**PROBLEM REQUIREMENTS**.
Your job is to set down the stretch of entries that opens with the line containing "0) * T + tokc;" and closes with the line containing "136 || H1))". Keep both end lines, copy each exactly, and add nothing.

**RECORDS SUPPLIED**.
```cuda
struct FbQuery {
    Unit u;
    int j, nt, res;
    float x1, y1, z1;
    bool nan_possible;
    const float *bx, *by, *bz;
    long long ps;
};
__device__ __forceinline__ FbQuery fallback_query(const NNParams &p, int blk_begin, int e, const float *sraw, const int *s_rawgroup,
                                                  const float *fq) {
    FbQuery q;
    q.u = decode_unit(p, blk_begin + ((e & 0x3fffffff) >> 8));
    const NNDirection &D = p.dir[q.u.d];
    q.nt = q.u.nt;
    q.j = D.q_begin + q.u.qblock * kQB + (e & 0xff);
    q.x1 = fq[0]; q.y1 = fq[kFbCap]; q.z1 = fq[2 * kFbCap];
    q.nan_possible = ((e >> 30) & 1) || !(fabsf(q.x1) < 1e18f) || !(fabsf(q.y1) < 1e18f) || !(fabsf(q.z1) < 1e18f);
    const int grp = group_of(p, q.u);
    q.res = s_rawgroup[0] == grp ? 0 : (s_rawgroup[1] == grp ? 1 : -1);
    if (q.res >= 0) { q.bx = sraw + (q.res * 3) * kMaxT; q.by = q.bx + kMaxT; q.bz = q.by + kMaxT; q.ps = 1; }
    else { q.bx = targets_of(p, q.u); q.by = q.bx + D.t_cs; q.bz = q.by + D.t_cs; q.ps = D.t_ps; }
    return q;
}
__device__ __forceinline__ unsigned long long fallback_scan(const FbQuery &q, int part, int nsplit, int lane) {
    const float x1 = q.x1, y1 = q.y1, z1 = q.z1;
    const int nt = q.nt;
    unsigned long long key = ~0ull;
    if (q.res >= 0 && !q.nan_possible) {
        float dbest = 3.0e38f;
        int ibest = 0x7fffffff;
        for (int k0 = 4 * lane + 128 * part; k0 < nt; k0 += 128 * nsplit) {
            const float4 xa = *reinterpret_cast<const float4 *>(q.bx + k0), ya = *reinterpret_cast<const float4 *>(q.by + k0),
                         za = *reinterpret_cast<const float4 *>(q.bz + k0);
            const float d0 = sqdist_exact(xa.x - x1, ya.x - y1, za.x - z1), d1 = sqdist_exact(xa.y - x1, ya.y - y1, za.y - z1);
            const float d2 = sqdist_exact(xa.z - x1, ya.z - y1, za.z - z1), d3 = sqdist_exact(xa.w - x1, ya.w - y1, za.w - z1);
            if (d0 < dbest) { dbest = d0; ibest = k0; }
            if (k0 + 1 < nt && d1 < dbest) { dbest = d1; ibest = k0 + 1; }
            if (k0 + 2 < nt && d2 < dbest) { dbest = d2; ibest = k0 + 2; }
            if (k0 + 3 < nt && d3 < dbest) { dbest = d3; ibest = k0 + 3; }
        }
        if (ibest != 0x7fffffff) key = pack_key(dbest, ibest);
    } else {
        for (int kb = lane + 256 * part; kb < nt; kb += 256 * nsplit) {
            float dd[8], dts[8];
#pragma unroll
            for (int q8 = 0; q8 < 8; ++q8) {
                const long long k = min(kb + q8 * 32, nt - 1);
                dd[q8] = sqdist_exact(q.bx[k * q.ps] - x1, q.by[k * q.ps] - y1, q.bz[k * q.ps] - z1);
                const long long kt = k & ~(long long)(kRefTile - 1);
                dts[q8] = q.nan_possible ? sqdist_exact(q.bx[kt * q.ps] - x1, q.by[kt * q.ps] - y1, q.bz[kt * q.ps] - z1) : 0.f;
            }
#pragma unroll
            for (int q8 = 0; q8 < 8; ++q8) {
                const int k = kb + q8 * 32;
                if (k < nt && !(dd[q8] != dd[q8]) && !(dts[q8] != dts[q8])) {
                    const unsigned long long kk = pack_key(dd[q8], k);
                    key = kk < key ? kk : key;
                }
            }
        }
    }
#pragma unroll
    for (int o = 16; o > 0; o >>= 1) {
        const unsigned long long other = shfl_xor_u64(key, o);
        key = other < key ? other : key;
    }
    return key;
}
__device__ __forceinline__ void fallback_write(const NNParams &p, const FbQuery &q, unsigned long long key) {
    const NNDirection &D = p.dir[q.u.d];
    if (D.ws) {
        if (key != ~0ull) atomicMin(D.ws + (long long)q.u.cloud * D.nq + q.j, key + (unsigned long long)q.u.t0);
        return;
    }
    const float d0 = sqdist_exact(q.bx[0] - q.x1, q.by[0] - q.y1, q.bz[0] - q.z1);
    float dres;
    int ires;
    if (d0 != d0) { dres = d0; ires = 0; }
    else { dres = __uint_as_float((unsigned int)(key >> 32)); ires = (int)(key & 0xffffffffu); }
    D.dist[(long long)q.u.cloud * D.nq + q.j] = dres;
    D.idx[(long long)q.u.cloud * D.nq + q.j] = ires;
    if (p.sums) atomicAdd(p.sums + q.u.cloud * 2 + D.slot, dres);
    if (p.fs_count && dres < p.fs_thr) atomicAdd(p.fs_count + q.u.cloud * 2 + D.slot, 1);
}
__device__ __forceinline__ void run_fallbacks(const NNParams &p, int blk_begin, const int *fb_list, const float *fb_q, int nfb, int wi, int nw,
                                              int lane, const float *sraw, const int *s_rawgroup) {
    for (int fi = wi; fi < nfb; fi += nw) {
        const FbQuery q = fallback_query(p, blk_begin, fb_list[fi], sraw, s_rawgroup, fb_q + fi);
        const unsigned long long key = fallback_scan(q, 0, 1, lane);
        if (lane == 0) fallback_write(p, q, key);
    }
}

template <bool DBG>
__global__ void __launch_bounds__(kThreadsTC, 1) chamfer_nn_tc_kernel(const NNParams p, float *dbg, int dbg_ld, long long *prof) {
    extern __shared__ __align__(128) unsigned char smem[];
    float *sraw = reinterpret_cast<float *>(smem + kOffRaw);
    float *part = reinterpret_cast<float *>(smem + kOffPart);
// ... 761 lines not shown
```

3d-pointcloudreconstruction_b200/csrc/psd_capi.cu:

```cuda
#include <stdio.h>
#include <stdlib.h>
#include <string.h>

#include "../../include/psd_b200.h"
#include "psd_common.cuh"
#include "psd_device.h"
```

...

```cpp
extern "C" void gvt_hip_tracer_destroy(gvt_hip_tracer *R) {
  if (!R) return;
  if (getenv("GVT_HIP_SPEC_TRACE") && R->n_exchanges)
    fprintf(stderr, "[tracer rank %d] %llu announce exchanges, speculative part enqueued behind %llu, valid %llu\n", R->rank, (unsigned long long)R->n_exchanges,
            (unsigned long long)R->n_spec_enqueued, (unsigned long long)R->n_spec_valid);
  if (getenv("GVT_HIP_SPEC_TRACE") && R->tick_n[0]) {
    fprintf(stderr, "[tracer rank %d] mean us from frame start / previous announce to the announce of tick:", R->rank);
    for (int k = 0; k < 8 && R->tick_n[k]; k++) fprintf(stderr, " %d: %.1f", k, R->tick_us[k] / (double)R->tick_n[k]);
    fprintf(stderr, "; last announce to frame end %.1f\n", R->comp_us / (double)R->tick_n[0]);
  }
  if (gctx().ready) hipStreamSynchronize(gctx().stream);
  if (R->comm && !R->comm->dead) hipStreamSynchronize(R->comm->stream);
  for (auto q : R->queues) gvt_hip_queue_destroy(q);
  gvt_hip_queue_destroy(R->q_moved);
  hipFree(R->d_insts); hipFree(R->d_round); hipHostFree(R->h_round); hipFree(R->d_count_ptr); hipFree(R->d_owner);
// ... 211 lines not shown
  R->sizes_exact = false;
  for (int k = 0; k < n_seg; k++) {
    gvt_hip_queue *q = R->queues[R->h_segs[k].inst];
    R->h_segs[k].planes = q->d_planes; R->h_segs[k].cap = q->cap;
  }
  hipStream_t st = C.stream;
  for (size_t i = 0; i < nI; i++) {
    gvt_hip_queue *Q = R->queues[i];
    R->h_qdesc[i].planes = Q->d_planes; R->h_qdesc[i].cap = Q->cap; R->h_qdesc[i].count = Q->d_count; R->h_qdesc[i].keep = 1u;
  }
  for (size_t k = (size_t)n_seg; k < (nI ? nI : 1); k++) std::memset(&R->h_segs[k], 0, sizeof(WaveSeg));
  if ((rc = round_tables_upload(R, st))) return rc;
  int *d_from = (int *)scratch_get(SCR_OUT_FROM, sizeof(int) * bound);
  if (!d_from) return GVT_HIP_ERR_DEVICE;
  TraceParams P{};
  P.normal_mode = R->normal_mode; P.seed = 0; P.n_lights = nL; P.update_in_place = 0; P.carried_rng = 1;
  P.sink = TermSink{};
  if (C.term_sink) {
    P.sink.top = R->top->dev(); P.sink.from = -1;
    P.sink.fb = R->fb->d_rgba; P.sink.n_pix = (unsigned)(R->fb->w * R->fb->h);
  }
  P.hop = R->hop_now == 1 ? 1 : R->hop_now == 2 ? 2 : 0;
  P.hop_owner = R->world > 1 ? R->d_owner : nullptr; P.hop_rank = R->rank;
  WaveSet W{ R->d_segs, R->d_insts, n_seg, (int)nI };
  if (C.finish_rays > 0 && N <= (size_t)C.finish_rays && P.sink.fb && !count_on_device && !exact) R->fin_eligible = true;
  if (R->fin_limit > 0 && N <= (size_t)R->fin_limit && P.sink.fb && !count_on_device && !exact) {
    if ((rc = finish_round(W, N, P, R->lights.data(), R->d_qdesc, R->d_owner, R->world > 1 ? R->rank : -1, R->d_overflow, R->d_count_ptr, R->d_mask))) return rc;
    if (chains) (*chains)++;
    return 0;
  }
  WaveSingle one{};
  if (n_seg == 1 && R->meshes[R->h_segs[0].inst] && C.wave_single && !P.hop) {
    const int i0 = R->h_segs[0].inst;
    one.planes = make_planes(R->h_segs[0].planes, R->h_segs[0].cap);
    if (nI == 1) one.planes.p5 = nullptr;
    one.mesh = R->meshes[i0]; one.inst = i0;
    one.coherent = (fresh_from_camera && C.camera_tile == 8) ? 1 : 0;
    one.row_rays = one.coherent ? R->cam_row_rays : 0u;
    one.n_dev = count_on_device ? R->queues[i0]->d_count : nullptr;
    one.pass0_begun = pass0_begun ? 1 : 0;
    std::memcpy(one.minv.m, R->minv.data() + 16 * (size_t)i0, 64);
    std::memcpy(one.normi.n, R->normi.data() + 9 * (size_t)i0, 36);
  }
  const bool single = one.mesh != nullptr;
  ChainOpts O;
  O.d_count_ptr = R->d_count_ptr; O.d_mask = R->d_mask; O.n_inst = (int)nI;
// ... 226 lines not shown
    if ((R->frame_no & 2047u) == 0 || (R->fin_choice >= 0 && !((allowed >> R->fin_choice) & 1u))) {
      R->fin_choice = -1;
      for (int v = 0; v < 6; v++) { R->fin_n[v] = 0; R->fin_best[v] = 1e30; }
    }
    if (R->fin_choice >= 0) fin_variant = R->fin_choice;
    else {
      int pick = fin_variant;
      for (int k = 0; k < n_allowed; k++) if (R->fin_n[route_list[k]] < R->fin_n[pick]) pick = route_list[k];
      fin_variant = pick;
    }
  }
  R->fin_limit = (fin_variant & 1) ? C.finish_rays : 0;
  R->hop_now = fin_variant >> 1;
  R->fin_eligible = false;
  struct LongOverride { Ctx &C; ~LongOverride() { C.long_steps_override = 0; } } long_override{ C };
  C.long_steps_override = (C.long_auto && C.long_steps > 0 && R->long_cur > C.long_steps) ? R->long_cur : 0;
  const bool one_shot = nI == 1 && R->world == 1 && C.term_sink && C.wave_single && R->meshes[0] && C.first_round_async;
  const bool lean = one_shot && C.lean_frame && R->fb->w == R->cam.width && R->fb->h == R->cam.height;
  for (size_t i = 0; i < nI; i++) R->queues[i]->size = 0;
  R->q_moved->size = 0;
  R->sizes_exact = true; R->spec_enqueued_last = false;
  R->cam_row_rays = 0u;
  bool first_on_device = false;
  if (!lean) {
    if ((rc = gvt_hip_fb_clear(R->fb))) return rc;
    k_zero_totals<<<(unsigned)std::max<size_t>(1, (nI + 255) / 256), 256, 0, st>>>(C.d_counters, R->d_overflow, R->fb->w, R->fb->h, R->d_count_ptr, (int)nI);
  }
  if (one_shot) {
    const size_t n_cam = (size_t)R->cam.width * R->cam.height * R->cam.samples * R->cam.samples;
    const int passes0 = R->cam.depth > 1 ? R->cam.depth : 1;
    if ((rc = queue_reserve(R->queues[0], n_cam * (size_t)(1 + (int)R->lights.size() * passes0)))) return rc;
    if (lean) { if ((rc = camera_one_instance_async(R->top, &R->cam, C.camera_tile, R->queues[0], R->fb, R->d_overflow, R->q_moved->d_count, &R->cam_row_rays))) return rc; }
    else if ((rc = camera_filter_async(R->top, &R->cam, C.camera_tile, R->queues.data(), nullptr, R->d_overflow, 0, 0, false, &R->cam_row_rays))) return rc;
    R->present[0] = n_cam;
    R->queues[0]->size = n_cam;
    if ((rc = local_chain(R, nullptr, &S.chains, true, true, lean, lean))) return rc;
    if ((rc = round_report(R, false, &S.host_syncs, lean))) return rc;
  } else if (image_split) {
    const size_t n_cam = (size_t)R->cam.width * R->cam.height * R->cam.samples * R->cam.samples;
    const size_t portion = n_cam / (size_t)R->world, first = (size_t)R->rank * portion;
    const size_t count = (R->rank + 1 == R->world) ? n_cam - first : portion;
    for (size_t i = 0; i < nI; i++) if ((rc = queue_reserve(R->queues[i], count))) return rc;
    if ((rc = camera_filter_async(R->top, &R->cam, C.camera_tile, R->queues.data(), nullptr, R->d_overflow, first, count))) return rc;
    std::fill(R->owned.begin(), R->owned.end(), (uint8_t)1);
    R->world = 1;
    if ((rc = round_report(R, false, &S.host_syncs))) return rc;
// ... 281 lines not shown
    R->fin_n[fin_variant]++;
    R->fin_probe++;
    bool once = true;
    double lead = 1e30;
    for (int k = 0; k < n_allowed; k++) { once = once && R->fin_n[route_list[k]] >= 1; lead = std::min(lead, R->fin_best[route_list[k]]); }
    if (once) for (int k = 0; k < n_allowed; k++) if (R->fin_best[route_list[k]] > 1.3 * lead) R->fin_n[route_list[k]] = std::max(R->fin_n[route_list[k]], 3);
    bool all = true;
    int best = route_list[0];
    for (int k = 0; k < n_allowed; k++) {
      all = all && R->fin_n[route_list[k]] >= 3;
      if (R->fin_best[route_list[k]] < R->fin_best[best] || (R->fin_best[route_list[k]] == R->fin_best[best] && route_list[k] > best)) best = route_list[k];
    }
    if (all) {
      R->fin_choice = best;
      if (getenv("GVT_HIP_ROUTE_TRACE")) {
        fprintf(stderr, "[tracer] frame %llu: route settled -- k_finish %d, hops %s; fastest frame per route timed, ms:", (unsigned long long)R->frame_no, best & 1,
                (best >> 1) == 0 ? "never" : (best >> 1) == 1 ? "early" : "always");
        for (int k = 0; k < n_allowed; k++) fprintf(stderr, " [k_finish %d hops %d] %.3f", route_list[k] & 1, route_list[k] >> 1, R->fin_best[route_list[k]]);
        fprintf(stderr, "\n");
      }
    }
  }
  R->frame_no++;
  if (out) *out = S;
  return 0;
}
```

* * *

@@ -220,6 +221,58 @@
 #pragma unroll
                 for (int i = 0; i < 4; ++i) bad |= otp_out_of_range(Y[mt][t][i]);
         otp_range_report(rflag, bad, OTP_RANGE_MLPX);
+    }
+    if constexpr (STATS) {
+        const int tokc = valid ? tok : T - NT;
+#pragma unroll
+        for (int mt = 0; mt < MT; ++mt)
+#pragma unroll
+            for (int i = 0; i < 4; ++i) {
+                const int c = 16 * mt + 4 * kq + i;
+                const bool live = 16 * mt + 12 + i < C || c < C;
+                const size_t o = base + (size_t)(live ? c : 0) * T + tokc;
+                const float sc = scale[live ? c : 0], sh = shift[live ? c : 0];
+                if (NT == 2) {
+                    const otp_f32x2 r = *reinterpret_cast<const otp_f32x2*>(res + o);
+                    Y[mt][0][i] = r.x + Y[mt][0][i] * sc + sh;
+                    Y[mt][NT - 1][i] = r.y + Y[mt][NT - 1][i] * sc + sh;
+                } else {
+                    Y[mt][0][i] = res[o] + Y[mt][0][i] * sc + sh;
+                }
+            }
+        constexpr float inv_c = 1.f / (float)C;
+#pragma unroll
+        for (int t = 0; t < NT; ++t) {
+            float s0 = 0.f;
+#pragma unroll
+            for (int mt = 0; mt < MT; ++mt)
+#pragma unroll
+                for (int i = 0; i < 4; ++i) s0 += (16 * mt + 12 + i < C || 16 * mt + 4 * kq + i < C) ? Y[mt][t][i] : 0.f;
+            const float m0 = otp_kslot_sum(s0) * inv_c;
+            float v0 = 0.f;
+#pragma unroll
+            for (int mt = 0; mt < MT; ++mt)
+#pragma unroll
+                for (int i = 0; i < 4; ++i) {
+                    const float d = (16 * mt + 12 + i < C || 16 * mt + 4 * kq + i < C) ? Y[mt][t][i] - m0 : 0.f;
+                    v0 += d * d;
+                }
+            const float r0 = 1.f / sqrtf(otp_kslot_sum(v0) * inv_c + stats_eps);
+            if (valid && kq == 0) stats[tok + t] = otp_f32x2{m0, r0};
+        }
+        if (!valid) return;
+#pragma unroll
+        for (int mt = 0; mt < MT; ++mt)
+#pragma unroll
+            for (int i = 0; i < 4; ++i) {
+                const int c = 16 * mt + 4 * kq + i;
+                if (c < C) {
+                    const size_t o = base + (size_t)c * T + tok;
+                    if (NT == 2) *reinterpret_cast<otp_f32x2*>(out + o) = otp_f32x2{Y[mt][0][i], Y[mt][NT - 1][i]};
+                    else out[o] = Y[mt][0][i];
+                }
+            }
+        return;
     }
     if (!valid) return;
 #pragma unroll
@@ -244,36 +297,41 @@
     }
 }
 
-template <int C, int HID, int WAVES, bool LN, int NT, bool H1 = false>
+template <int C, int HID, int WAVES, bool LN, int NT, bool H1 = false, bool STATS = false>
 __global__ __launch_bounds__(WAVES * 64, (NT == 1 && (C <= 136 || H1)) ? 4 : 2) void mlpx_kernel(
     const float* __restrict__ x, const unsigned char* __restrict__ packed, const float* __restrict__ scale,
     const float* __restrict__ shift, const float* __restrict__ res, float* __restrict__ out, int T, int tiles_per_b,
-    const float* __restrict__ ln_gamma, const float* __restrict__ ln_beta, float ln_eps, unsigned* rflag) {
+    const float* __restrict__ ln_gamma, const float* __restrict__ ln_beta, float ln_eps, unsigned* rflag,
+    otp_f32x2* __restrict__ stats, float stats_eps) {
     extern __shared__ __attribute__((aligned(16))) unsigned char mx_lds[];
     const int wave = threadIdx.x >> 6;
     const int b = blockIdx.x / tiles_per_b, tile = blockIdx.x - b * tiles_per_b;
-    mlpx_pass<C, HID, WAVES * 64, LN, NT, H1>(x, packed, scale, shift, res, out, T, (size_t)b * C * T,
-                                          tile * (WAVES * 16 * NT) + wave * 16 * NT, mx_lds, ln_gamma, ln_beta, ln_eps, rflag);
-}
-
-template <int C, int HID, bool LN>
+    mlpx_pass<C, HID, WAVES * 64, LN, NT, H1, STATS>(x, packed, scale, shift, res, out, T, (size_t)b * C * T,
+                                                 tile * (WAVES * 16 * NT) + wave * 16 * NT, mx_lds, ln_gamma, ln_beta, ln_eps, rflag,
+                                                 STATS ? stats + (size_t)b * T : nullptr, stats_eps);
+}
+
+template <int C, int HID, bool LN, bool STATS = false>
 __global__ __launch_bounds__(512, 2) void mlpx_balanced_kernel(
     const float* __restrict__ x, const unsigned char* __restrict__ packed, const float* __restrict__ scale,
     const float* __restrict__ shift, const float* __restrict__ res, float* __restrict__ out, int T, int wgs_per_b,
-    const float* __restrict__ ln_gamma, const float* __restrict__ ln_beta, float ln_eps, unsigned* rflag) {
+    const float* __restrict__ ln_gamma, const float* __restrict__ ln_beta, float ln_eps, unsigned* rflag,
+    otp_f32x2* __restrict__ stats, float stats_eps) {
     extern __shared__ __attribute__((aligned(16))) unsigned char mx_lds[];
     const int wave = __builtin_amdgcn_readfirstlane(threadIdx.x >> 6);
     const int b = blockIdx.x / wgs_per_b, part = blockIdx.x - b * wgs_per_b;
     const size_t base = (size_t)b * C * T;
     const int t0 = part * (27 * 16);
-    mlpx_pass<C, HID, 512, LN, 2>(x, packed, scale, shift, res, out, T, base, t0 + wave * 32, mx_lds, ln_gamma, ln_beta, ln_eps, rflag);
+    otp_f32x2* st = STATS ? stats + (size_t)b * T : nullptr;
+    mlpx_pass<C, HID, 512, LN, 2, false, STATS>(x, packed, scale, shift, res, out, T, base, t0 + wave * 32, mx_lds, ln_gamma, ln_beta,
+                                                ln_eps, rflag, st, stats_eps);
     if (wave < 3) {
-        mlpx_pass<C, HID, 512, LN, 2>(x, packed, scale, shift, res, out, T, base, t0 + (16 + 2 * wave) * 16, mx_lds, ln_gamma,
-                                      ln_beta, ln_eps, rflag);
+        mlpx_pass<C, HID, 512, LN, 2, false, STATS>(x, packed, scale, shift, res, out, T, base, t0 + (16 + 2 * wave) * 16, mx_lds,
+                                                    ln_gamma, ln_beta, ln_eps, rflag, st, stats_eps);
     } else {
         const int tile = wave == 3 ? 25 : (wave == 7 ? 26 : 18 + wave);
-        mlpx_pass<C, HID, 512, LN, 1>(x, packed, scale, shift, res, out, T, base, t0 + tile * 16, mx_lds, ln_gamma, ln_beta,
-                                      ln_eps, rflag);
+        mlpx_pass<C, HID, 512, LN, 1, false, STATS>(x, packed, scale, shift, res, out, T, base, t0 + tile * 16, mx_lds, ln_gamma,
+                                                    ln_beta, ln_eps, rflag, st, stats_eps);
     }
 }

**WRITTEN RESPONSE**.
+                const size_t o = base + (size_t)(live ? c : 0) * T + tokc;
+                const float sc = scale[live ? c : 0], sh = shift[live ? c : 0];
+                if (NT == 2) {
+                    const otp_f32x2 r = *reinterpret_cast<const otp_f32x2*>(res + o);
+                    Y[mt][0][i] = r.x + Y[mt][0][i] * sc + sh;
+                    Y[mt][NT - 1][i] = r.y + Y[mt][NT - 1][i] * sc + sh;
+                } else {
+                    Y[mt][0][i] = res[o] + Y[mt][0][i] * sc + sh;
+                }
+            }
+        constexpr float inv_c = 1.f / (float)C;
+#pragma unroll
+        for (int t = 0; t < NT; ++t) {
+            float s0 = 0.f;
+#pragma unroll
+            for (int mt = 0; mt < MT; ++mt)
+#pragma unroll
+                for (int i = 0; i < 4; ++i) s0 += (16 * mt + 12 + i < C || 16 * mt + 4 * kq + i < C) ? Y[mt][t][i] : 0.f;
+            const float m0 = otp_kslot_sum(s0) * inv_c;
+            float v0 = 0.f;
+#pragma unroll
+            for (int mt = 0; mt < MT; ++mt)
+#pragma unroll
+                for (int i = 0; i < 4; ++i) {
+                    const float d = (16 * mt + 12 + i < C || 16 * mt + 4 * kq + i < C) ? Y[mt][t][i] - m0 : 0.f;
+                    v0 += d * d;
+                }
+            const float r0 = 1.f / sqrtf(otp_kslot_sum(v0) * inv_c + stats_eps);
+            if (valid && kq == 0) stats[tok + t] = otp_f32x2{m0, r0};
+        }
+        if (!valid) return;
+#pragma unroll
+        for (int mt = 0; mt < MT; ++mt)
+#pragma unroll
+            for (int i = 0; i < 4; ++i) {
+                const int c = 16 * mt + 4 * kq + i;
+                if (c < C) {
+                    const size_t o = base + (size_t)c * T + tok;
+                    if (NT == 2) *reinterpret_cast<otp_f32x2*>(out + o) = otp_f32x2{Y[mt][0][i], Y[mt][NT - 1][i]};
+                    else out[o] = Y[mt][0][i];
+                }
+            }
+        return;
     }
     if (!valid) return;
 #pragma unroll
@@ -244,36 +297,41 @@
     }
 }
 
-template <int C, int HID, int WAVES, bool LN, int NT, bool H1 = false>
+template <int C, int HID, int WAVES, bool LN, int NT, bool H1 = false, bool STATS = false>
 __global__ __launch_bounds__(WAVES * 64, (NT == 1 && (C <= 136 || H1)) ? 4 : 2) void mlpx_kernel(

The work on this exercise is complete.